*EXERCISE PROMPT*:
If a line below includes the string "live", copy it.

*THE DATA*:
#####
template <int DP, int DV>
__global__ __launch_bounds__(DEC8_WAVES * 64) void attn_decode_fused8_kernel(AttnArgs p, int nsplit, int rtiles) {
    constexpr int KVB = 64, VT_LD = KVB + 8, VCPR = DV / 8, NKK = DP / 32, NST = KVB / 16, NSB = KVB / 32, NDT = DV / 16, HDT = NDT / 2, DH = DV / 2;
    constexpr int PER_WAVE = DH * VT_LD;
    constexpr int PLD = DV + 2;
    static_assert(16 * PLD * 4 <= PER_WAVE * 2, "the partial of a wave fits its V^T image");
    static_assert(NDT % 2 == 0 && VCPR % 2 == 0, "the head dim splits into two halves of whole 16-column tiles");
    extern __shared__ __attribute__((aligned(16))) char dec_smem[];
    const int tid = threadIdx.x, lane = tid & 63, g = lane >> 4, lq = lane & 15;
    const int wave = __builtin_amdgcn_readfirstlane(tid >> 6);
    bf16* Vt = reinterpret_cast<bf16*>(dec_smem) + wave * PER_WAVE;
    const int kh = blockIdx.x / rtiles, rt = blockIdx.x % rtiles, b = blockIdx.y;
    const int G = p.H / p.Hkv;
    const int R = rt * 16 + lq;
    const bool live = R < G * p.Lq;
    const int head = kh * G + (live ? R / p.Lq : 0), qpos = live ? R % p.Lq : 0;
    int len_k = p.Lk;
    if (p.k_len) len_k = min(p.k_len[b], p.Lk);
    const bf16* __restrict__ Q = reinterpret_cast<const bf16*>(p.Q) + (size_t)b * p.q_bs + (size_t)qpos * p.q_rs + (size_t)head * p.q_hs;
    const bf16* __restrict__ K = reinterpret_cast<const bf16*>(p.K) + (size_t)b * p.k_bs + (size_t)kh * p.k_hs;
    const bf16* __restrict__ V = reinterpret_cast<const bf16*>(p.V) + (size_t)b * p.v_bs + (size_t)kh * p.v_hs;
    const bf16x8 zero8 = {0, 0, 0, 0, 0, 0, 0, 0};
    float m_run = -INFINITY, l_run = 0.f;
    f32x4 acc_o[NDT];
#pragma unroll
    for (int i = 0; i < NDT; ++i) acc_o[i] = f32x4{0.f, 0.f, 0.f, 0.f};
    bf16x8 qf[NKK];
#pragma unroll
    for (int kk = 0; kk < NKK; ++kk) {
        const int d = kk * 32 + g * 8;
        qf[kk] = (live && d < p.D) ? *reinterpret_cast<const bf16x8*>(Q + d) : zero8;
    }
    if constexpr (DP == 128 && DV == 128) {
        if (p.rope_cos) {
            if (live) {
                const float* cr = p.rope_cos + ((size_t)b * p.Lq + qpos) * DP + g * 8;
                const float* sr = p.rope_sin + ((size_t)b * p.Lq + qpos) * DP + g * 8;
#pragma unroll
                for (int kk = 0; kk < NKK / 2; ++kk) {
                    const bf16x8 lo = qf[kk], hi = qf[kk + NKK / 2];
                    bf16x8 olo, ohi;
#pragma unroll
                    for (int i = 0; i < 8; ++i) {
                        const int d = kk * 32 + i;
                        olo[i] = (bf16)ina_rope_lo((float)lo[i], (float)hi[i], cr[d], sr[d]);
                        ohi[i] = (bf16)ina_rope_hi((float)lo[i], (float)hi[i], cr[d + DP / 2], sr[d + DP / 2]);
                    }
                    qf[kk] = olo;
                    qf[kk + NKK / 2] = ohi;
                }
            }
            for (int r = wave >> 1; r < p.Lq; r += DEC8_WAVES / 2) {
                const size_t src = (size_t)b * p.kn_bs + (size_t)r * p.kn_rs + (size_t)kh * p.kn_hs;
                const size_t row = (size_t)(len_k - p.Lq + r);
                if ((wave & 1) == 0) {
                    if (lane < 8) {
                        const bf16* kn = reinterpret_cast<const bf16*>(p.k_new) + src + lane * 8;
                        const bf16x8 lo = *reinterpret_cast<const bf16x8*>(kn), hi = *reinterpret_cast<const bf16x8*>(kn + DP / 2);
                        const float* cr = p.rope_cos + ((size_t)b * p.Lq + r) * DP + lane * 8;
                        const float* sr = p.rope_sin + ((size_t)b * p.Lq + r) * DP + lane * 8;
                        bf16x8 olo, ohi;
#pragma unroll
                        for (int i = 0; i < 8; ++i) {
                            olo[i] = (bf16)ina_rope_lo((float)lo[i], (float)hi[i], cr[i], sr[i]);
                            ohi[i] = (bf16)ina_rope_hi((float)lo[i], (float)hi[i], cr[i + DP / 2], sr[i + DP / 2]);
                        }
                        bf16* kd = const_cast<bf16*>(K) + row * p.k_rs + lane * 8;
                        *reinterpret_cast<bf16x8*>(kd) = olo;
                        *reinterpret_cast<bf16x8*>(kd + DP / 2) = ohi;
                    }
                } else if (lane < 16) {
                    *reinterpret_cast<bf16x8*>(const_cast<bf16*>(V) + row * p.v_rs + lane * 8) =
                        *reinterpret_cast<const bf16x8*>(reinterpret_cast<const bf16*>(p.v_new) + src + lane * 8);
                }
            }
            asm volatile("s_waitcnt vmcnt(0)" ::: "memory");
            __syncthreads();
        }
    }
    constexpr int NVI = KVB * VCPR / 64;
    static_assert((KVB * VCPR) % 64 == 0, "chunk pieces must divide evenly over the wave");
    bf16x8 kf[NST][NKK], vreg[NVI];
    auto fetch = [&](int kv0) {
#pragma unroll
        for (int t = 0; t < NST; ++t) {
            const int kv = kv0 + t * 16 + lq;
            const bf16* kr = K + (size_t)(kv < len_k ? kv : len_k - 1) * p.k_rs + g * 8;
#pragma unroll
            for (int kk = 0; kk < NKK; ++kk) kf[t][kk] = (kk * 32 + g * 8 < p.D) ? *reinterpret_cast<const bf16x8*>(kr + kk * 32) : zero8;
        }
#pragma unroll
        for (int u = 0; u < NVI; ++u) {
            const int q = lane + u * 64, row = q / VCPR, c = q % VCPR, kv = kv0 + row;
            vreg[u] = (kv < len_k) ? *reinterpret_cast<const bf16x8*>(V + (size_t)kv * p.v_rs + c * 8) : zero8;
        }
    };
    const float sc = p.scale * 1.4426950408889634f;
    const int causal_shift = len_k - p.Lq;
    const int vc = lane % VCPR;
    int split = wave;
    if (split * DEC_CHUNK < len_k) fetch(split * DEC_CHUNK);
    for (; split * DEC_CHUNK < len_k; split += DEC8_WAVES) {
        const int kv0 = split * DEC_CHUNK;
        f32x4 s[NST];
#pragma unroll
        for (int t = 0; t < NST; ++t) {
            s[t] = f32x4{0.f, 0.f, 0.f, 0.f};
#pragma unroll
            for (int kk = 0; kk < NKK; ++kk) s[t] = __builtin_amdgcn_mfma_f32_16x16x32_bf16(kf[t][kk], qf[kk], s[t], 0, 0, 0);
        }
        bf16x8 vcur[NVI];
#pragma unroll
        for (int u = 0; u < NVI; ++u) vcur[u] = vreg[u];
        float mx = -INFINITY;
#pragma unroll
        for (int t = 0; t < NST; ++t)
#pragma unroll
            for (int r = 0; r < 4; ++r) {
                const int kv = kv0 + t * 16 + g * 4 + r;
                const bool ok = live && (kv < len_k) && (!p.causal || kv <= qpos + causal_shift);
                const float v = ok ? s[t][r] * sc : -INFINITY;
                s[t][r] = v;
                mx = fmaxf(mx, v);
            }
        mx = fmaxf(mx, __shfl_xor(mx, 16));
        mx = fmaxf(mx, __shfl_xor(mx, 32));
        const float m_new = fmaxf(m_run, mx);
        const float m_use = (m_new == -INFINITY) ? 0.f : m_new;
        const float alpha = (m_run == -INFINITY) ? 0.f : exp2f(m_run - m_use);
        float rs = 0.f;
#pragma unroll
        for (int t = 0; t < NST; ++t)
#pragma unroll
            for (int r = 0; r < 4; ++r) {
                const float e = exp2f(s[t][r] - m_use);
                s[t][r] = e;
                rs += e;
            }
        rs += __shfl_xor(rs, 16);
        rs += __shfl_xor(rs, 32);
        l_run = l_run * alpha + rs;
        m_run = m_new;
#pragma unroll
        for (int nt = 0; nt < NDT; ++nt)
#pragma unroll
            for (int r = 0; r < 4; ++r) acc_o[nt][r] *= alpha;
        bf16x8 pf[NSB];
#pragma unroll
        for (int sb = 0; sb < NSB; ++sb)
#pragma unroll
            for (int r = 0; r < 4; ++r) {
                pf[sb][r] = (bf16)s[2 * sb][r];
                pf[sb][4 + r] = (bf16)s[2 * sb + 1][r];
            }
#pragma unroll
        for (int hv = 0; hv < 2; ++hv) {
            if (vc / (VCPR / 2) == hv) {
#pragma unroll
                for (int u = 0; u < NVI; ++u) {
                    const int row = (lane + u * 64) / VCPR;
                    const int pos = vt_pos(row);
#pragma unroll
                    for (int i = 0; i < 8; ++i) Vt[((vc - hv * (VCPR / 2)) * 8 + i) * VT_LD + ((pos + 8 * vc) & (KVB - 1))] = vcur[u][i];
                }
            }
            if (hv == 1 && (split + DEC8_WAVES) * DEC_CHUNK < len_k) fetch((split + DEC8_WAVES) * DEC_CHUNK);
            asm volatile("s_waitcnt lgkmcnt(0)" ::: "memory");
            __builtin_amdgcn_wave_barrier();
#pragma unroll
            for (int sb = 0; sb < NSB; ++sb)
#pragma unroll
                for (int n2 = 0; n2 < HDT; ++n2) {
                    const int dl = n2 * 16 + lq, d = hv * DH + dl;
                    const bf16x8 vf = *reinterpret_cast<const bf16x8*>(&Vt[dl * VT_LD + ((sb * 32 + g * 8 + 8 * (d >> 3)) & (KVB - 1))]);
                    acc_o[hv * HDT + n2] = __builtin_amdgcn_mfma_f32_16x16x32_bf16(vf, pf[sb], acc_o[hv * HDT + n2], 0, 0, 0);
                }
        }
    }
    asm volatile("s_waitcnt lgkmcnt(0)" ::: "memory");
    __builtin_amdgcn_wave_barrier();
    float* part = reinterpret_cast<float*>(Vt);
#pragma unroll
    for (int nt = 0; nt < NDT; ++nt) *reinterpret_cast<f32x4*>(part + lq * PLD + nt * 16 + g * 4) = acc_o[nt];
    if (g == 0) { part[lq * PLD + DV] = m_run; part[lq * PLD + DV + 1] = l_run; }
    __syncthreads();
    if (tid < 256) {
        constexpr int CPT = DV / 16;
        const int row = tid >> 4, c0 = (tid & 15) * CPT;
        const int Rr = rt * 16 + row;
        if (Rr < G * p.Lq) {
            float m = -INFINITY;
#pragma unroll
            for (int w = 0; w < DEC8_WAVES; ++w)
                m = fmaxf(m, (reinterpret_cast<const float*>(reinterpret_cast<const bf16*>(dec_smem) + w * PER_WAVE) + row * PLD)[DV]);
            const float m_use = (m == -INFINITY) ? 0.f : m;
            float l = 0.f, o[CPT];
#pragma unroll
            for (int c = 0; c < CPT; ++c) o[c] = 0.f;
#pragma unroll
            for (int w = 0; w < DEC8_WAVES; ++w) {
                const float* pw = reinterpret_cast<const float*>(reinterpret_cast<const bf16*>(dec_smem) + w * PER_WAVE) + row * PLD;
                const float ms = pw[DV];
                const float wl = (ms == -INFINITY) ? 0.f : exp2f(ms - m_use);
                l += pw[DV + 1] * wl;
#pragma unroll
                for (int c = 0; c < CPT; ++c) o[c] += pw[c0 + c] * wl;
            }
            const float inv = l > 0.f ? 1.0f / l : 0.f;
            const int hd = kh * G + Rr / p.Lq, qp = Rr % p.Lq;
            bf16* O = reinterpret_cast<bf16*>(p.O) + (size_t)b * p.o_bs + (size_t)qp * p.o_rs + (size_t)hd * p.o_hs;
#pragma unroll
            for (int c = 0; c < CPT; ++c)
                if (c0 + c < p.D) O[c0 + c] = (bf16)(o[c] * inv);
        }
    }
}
#####
*RESPONSE BELOW*:
    const bool live = R < G * p.Lq;
    const int head = kh * G + (live ? R / p.Lq : 0), qpos = live ? R % p.Lq : 0;
        qf[kk] = (live && d < p.D) ? *reinterpret_cast<const bf16x8*>(Q + d) : zero8;
            if (live) {
                const bool ok = live && (kv < len_k) && (!p.causal || kv <= qpos + causal_shift);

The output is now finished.